One of the most powerful features of Python is the list comprehension, which provides a compact way of mapping a list into another list by applying a function to each of the elements of the list.

Example 3.24. Introducing List Comprehensions

>>> li = [1, 9, 8, 4]
>>> [elem*2 for elem in li]      1
[2, 18, 16, 8]
>>> li                           2
[1, 9, 8, 4]
>>> li = [elem*2 for elem in li] 3
>>> li
[2, 18, 16, 8]
1 To make sense of this, look at it from right to left. li is the list you're mapping. Python loops through li one element at a time, temporarily assigning the value of each element to the variable elem. Python then applies the function elem*2 and appends that result to the returned list.
2 Note that list comprehensions do not change the original list.
3 It is safe to assign the result of a list comprehension to the variable that you're mapping. Python constructs the new list in memory, and when the list comprehension is complete, it assigns the result to the variable.

Here are the list comprehensions in the buildConnectionString function that you declared in Chapter 2:

["%s=%s" % (k, v) for k, v in params.items()]

First, notice that you're calling the items function of the params dictionary. This function returns a list of tuples of all the data in the dictionary.

Example 3.25. The keys, values, and items Functions

>>> params = {"server":"mpilgrim", "database":"master", "uid":"sa", "pwd":"secret"}
>>> params.keys()   1
['server', 'uid', 'database', 'pwd']
>>> params.values() 2
['mpilgrim', 'sa', 'master', 'secret']
>>> params.items()  3
[('server', 'mpilgrim'), ('uid', 'sa'), ('database', 'master'), ('pwd', 'secret')]
1 The keys method of a dictionary returns a list of all the keys. The list is not in the order in which the dictionary was defined (remember that elements in a dictionary are unordered), but it is a list.
2 The values method returns a list of all the values. The list is in the same order as the list returned by keys, so params.values()[n] == params[params.keys()[n]] for all values of n.
3 The items method returns a list of tuples of the form (key, value). The list contains all the data in the dictionary.

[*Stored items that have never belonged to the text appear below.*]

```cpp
hipError_t launch_flat_scan_i8(const ScanArgsI8& a, hipStream_t st) {
  static DynLdsAttr attr;
  const void* fns[] = {(const void*)flat_scan_i8_kernel<false, true>, (const void*)flat_scan_i8_kernel<false, false>,
                       (const void*)flat_scan_i8_kernel<true, true>, (const void*)flat_scan_i8_kernel<true, false>,
                       (const void*)flat_scan_i8_kernel<false, false, true>,
                       (const void*)flat_scan_i8_kernel<false, false, true, true>,
                       (const void*)flat_scan_i8_kernel<false, false, false, false, true>,
                       (const void*)flat_scan_i8_kernel<false, true, false, false, false, true>,
                       (const void*)flat_scan_i8_kernel<false, false, false, false, false, true>,
                       (const void*)flat_scan_i8_kernel<false, false, true, false, false, true>,
                       (const void*)flat_scan_i8_kernel<false, false, true, true, false, true>,
                       (const void*)flat_scan_i8_kernel<false, false, false, false, true, true>,
                       (const void*)flat_scan_i8_kernel<false, true, false, false, false, kMaskPerQuery>,
                       (const void*)flat_scan_i8_kernel<false, false, false, false, false, kMaskPerQuery>,
                       (const void*)flat_scan_i8_kernel<false, false, true, false, false, kMaskPerQuery>,
                       (const void*)flat_scan_i8_kernel<false, false, true, true, false, kMaskPerQuery>,
                       (const void*)flat_scan_i8_kernel<false, false, false, false, true, kMaskPerQuery>,
                       (const void*)flat_scan_i8_kernel<false, true, false, false, false, kMaskLabel>,
                       (const void*)flat_scan_i8_kernel<false, false, false, false, false, kMaskLabel>,
                       (const void*)flat_scan_i8_kernel<false, false, true, false, false, kMaskLabel>,
                       (const void*)flat_scan_i8_kernel<false, false, true, true, false, kMaskLabel>,
                       (const void*)flat_scan_i8_kernel<false, false, false, false, true, kMaskLabel>,
                       (const void*)flat_scan_i8_kernel<false, true, false, false, false, kMaskNone, true>};
  if (hipError_t e = attr.ensure(fns, (int)(sizeof(fns) / sizeof(fns[0])), I8L<false>::kLdsBytes); e != hipSuccess) return e;
  if (a.ld == 0 || a.ld % kRowBI8) return hipErrorInvalidValue;
  const uint32_t grid = a.q_tiles * a.n_chunks;
  const bool rev = a.ld % (4 * kRowBI8) == 0;
#define EHX_LAUNCH_I8(D, R) \
  hipLaunchKernelGGL((flat_scan_i8_kernel<D, R>), dim3(grid), dim3(I8L<false>::kThreads), I8L<false>::kLdsBytes, st, a)
  const bool qres_on = env().i8_qres;
  if (a.allow) {
    if (a.dump) return hipErrorInvalidValue;
#define EHX_LAUNCH_I8_MASKED(M)                                                                                              \
  do {                                                                                                                       \
    if (rev)                                                                                                                 \
      hipLaunchKernelGGL((flat_scan_i8_kernel<false, true, false, false, false, M>), dim3(grid), dim3(I8L<false>::kThreads), \
                         I8L<false>::kLdsBytes, st, a);                                                                      \
    else if (qres_on && env().i8_half && a.ld <= 2 * kRowBI8)                                                                \
      hipLaunchKernelGGL((flat_scan_i8_kernel<false, false, true, true, false, M>), dim3(2 * grid),                          \
                         dim3(I8L<true>::kThreads), I8L<true>::kLdsBytes, st, a);                                            \
    else if (qres_on && a.ld <= 4 * kRowBI8)                                                                                 \
      hipLaunchKernelGGL((flat_scan_i8_kernel<false, false, true, false, false, M>), dim3(grid), dim3(I8L<false>::kThreads), \
                         I8L<false>::kLdsBytes, st, a);                                                                      \
    else if ((a.ld / kRowBI8) % 2u == 0u)                                                                                    \
      hipLaunchKernelGGL((flat_scan_i8_kernel<false, false, false, false, true, M>), dim3(grid), dim3(I8L<false>::kThreads), \
                         I8L<false>::kLdsBytes, st, a);                                                                      \
    else                                                                                                                     \
      hipLaunchKernelGGL((flat_scan_i8_kernel<false, false, false, false, false, M>), dim3(grid),                            \
                         dim3(I8L<false>::kThreads), I8L<false>::kLdsBytes, st, a);                                          \
  } while (0)
    if (a.allow_label && (a.allow_per_query || a.q_tiles * 256u > kLabelHead)) return hipErrorInvalidValue;
    if (a.allow_label) EHX_LAUNCH_I8_MASKED(kMaskLabel);
    else if (a.allow_per_query) EHX_LAUNCH_I8_MASKED(kMaskPerQuery);
    else EHX_LAUNCH_I8_MASKED(kMaskOne);
#undef EHX_LAUNCH_I8_MASKED
  } else if (a.dump) {
    if (rev) EHX_LAUNCH_I8(true, true);
    else EHX_LAUNCH_I8(true, false);
  } else {
    const bool half_on = env().i8_half;
    if (rev && (a.bounds || a.stamps))
      hipLaunchKernelGGL((flat_scan_i8_kernel<false, true, false, false, false, kMaskNone, true>), dim3(grid),
                         dim3(I8L<false>::kThreads), I8L<false>::kLdsBytes, st, a);
    else if (a.bounds || a.stamps) return hipErrorInvalidValue;
    else if (rev) EHX_LAUNCH_I8(false, true);
    else if (qres_on && half_on && a.ld <= 2 * kRowBI8)
      hipLaunchKernelGGL((flat_scan_i8_kernel<false, false, true, true>), dim3(2 * grid), dim3(I8L<true>::kThreads),
                         I8L<true>::kLdsBytes, st, a);
    else if (qres_on && a.ld <= 4 * kRowBI8)
      hipLaunchKernelGGL((flat_scan_i8_kernel<false, false, true>), dim3(grid), dim3(I8L<false>::kThreads), I8L<false>::kLdsBytes, st, a);
    else if ((a.ld / kRowBI8) % 2u == 0u)
      hipLaunchKernelGGL((flat_scan_i8_kernel<false, false, false, false, true>), dim3(grid), dim3(I8L<false>::kThreads),
                         I8L<false>::kLdsBytes, st, a);
    else EHX_LAUNCH_I8(false, false);
// ... 7 lines not shown
```
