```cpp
int msk_gconv_halo_tightk(msk_ctx* ctx, const GConv& g, const float* w_canon, int A, int B, int swap) {
  const int ks = g.kd;
  if (!(g.kd == g.kh && g.kh == g.kw && ks == 5)) return 0;
  if (!(g.sd == 1 && g.sh == 1 && g.sw == 1 && g.pd == 2 && g.ph == 2 && g.pw == 2)) return 0;
  if (!(g.SD == g.DD && g.SH == g.DH && g.SW == g.DW)) return 0;
  if (g.CK < 2 || g.CK > 4 || g.CN < 8) return 0;
  const int taps = ks * ks * ks, HT = (taps + 1) / 2;
  const int npad = ((g.CN + 31) / 32) * 32;
  float* wt = (float*)msk_workspace2(ctx, (size_t)HT * g.CK * 2 * npad * sizeof(float));
  if (!wt) return -1;
  {
    msk_launch_scope ls(ctx, "pack_weights_tightk");
    hipLaunchKernelGGL(pack_tightk_weights_k, dim3(64), dim3(256), 0, ctx->stream, w_canon, A, B, ks, swap,
                       g.transposed ? 1 : 0, g.CK, g.CN, npad, wt);
    MSK_LAUNCH_CHECK(ctx);
  }
  TKArgs a{};
  a.src = g.src; a.sld = g.sld; a.dst = g.dst; a.dld = g.dld;
  a.N = g.N; a.D = g.DD; a.H = g.DH; a.W = g.DW;
  a.CN = g.CN; a.npad = npad; a.wt = wt; a.bias = g.bias; a.accumulate = g.accumulate;
  a.wt_bytes = (unsigned)((size_t)HT * g.CK * 2 * npad * sizeof(float));
  {
    const size_t sb = (size_t)g.N * g.SD * g.SH * g.SW * g.sld * sizeof(float);
    if (sb >= 0xFFFFFFF0ull) return 0;
    a.src_bytes = (unsigned)sb;
  }
  const char* tag = "conv_halo_tightk";
  if (ctx->prof && ctx->prof_shapes) {
    char buf[160];
    snprintf(buf, sizeof(buf), "conv_halo_tightk[ck=%d,cn=%d,n=%d,dhw=%dx%dx%d,acc=%d]", g.CK, g.CN, g.N, g.DD, g.DH, g.DW,
             g.accumulate);
    tag = msk_intern_tag(ctx, buf);
  }
  int rc;
  if (g.DW >= 32 && g.DW % 32 < 1) rc = launch_tk<2, 4, 32, 5>(ctx, a, g.CK, npad / 32, tag);
  else if (g.DW >= 16 && g.DW % 16 < 1) rc = launch_tk<2, 8, 16, 5>(ctx, a, g.CK, npad / 32, tag);
  else rc = launch_tk<4, 8, 8, 5>(ctx, a, g.CK, npad / 32, tag);
  return rc == 0 ? 1 : rc;
}
```

### medicalseg_amd/csrc/msk_ctx.hip

```cpp
#include <cstdlib>

#include "msk_common.h"

thread_local std::string g_msk_global_err;

int msk_fail(msk_ctx* ctx, const char* file, int line, const char* what, const char* detail) {
  char buf[1024];
  const char* base = strrchr(file, '/');
  snprintf(buf, sizeof(buf), "%s:%d: %s: %s", base ? base + 1 : file, line, what, detail ? detail : "");
  if (ctx) ctx->err = buf;
  g_msk_global_err = buf;
  return -1;
}

static void* grow(msk_ctx* ctx, void** p, size_t* cur, size_t bytes) {
  if (bytes <= *cur) return *p;
  if (*p) {
    hipStreamSynchronize(ctx->stream);
    hipFree(*p);
    *p = nullptr;
    *cur = 0;
  }
  size_t want = bytes + (bytes >> 2);
  if (hipMalloc(p, want) != hipSuccess) {
// ... 495 lines not shown
    ctx->ks_lds = value;
    return 0;
  }
  if (strcmp(key, "dense12") == 0) {
    msk_set_dense12(value);
    return 0;
  }
  if (strcmp(key, "reduce_vpl") == 0) {
    msk_set_reduce_vpl(value);
    return 0;
  }
  if (strcmp(key, "reduce_vpl_site") == 0) {
    msk_set_reduce_vpl_site(value);
    return 0;
  }
  if (strcmp(key, "reduce_cap") == 0) {
    msk_set_ew_caps(0, value);
    return 0;
  }
  if (strcmp(key, "dy_bound_shift") == 0) {
    ctx->dy_bound_shift = value;
    return 0;
  }
  if (strcmp(key, "late_split") == 0) {
    ctx->late_split = value != 0;
    return 0;
  }
  if (strcmp(key, "c1_h2") == 0) {
    ctx->c1_h2 = value < 0 ? 0 : (value > 2 ? 2 : value);
    return 0;
  }
  if (strcmp(key, "ks_nr_max") == 0) {
    ctx->ks_nr_max = value >= 4 ? 4 : (value >= 2 ? 2 : 1);
    return 0;
  }
  if (strcmp(key, "wgrad_lds_pad") == 0) {
    ctx->wgrad_lds_pad = value > 0 ? value : 0;
    return 0;
  }
  if (strcmp(key, "kst_pair") == 0) {
    ctx->kst_pair = value != 0;
    return 0;
  }
  if (strcmp(key, "tile_staging") == 0) {
    ctx->tile_staging = value;
    return 0;
  }
  if (strcmp(key, "wgrad_renorm") == 0) {
    ctx->wgrad_renorm = value != 0;
    return 0;
  }
  if (strcmp(key, "ks_legacy") == 0) {
    ctx->ks_legacy = value;
    return 0;
  }
  if (strcmp(key, "wgrad_fork") == 0) {
    ctx->wgrad_fork = value;
    return 0;
  }
  if (strcmp(key, "wbf_fuse") == 0) {
    ctx->wbf_fuse = value;
    return 0;
  }
  if (strcmp(key, "wbf_fused_bl") == 0) {
    ctx->wbf_fused_bl = value;
    return 0;
  }
  if (strcmp(key, "wbf_tpb") == 0) {
    ctx->wbf_tpb = value > 0 ? value : 0;
    return 0;
  }
  if (strcmp(key, "conv_split") == 0) {
    ctx->conv_split = value == 2 ? 2 : 3;
    return 0;
  }
  if (strcmp(key, "bwd_fuse") == 0) {
    ctx->bwd_fuse = value < 0 ? -1 : (value > 2 ? 2 : value);
    return 0;
  }
  if (strcmp(key, "tk_join") == 0) {
    ctx->tk_join = value != 0;
    return 0;
  }
  if (strcmp(key, "affine_map") == 0) {
    ctx->affine_map = value != 0;
    return 0;
  }
  if (strcmp(key, "foldn_wgs") == 0) {
    ctx->foldn_wgs = value > 0 ? value : 0;
    return 0;
  }
  if (strcmp(key, "wgrad_wino_rounds") == 0) {
    ctx->wgrad_wino_rounds = value > 0 ? value : 0;
    return 0;
  }
  if (strcmp(key, "wgrad_rounds") == 0) {
    ctx->wgrad_rounds = value > 0 ? value : 8;
    return 0;
  }
  if (strcmp(key, "wgrad_chunk") == 0) {
    ctx->wgrad_chunk = value;
    return 0;
  }
  if (strcmp(key, "wgrad_async") == 0) {
    if (msk_join_side_impl(ctx) != 0) return -1;
    ctx->wgrad_async = value != 0;
    return 0;
  }
  if (strcmp(key, "prof_shapes") == 0) {
    ctx->prof_shapes = value != 0;
    return 0;
  }
  if (strcmp(key, "poison_scratch") == 0) {
    ctx->poison = value;
    if (value >= 0) {
      hipStreamSynchronize(ctx->stream);
      if (ctx->ws) hipMemsetAsync(ctx->ws, value, ctx->ws_bytes, ctx->stream);
      if (ctx->ws2) hipMemsetAsync(ctx->ws2, value, ctx->ws2_bytes, ctx->stream);
    }
    return 0;
  }
  return msk_fail(ctx, __FILE__, __LINE__, "msk_set_option", "unknown key");
}

}
```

Now let's see what buildConnectionString does. It takes a list, params.items(), and maps it to a new list by applying string formatting to each element. The new list will have the same number of elements as params.items(), but each element in the new list will be a string that contains both a key and its associated value from the params dictionary.

Example 3.26. List Comprehensions in buildConnectionString, Step by Step

>>> params = {"server":"mpilgrim", "database":"master", "uid":"sa", "pwd":"secret"}
>>> params.items()
[('server', 'mpilgrim'), ('uid', 'sa'), ('database', 'master'), ('pwd', 'secret')]
>>> [k for k, v in params.items()]                1
['server', 'uid', 'database', 'pwd']
>>> [v for k, v in params.items()]                2
['mpilgrim', 'sa', 'master', 'secret']
>>> ["%s=%s" % (k, v) for k, v in params.items()] 3
['server=mpilgrim', 'uid=sa', 'database=master', 'pwd=secret']
1 Note that you're using two variables to iterate through the params.items() list. This is another use of multi-variable assignment. The first element of params.items() is ('server', 'mpilgrim'), so in the first iteration of the list comprehension, k will get 'server' and v will get 'mpilgrim'. In this case, you're ignoring the value of v and only including the value of k in the returned list, so this list comprehension ends up being equivalent to params.keys().
2 Here you're doing the same thing, but ignoring the value of k, so this list comprehension ends up being equivalent to params.values().
3 Combining the previous two examples with some simple string formatting, you get a list of strings that include both the key and value of each element of the dictionary. This looks suspiciously like the output of the program. All that remains is to join the elements in this list into a single string.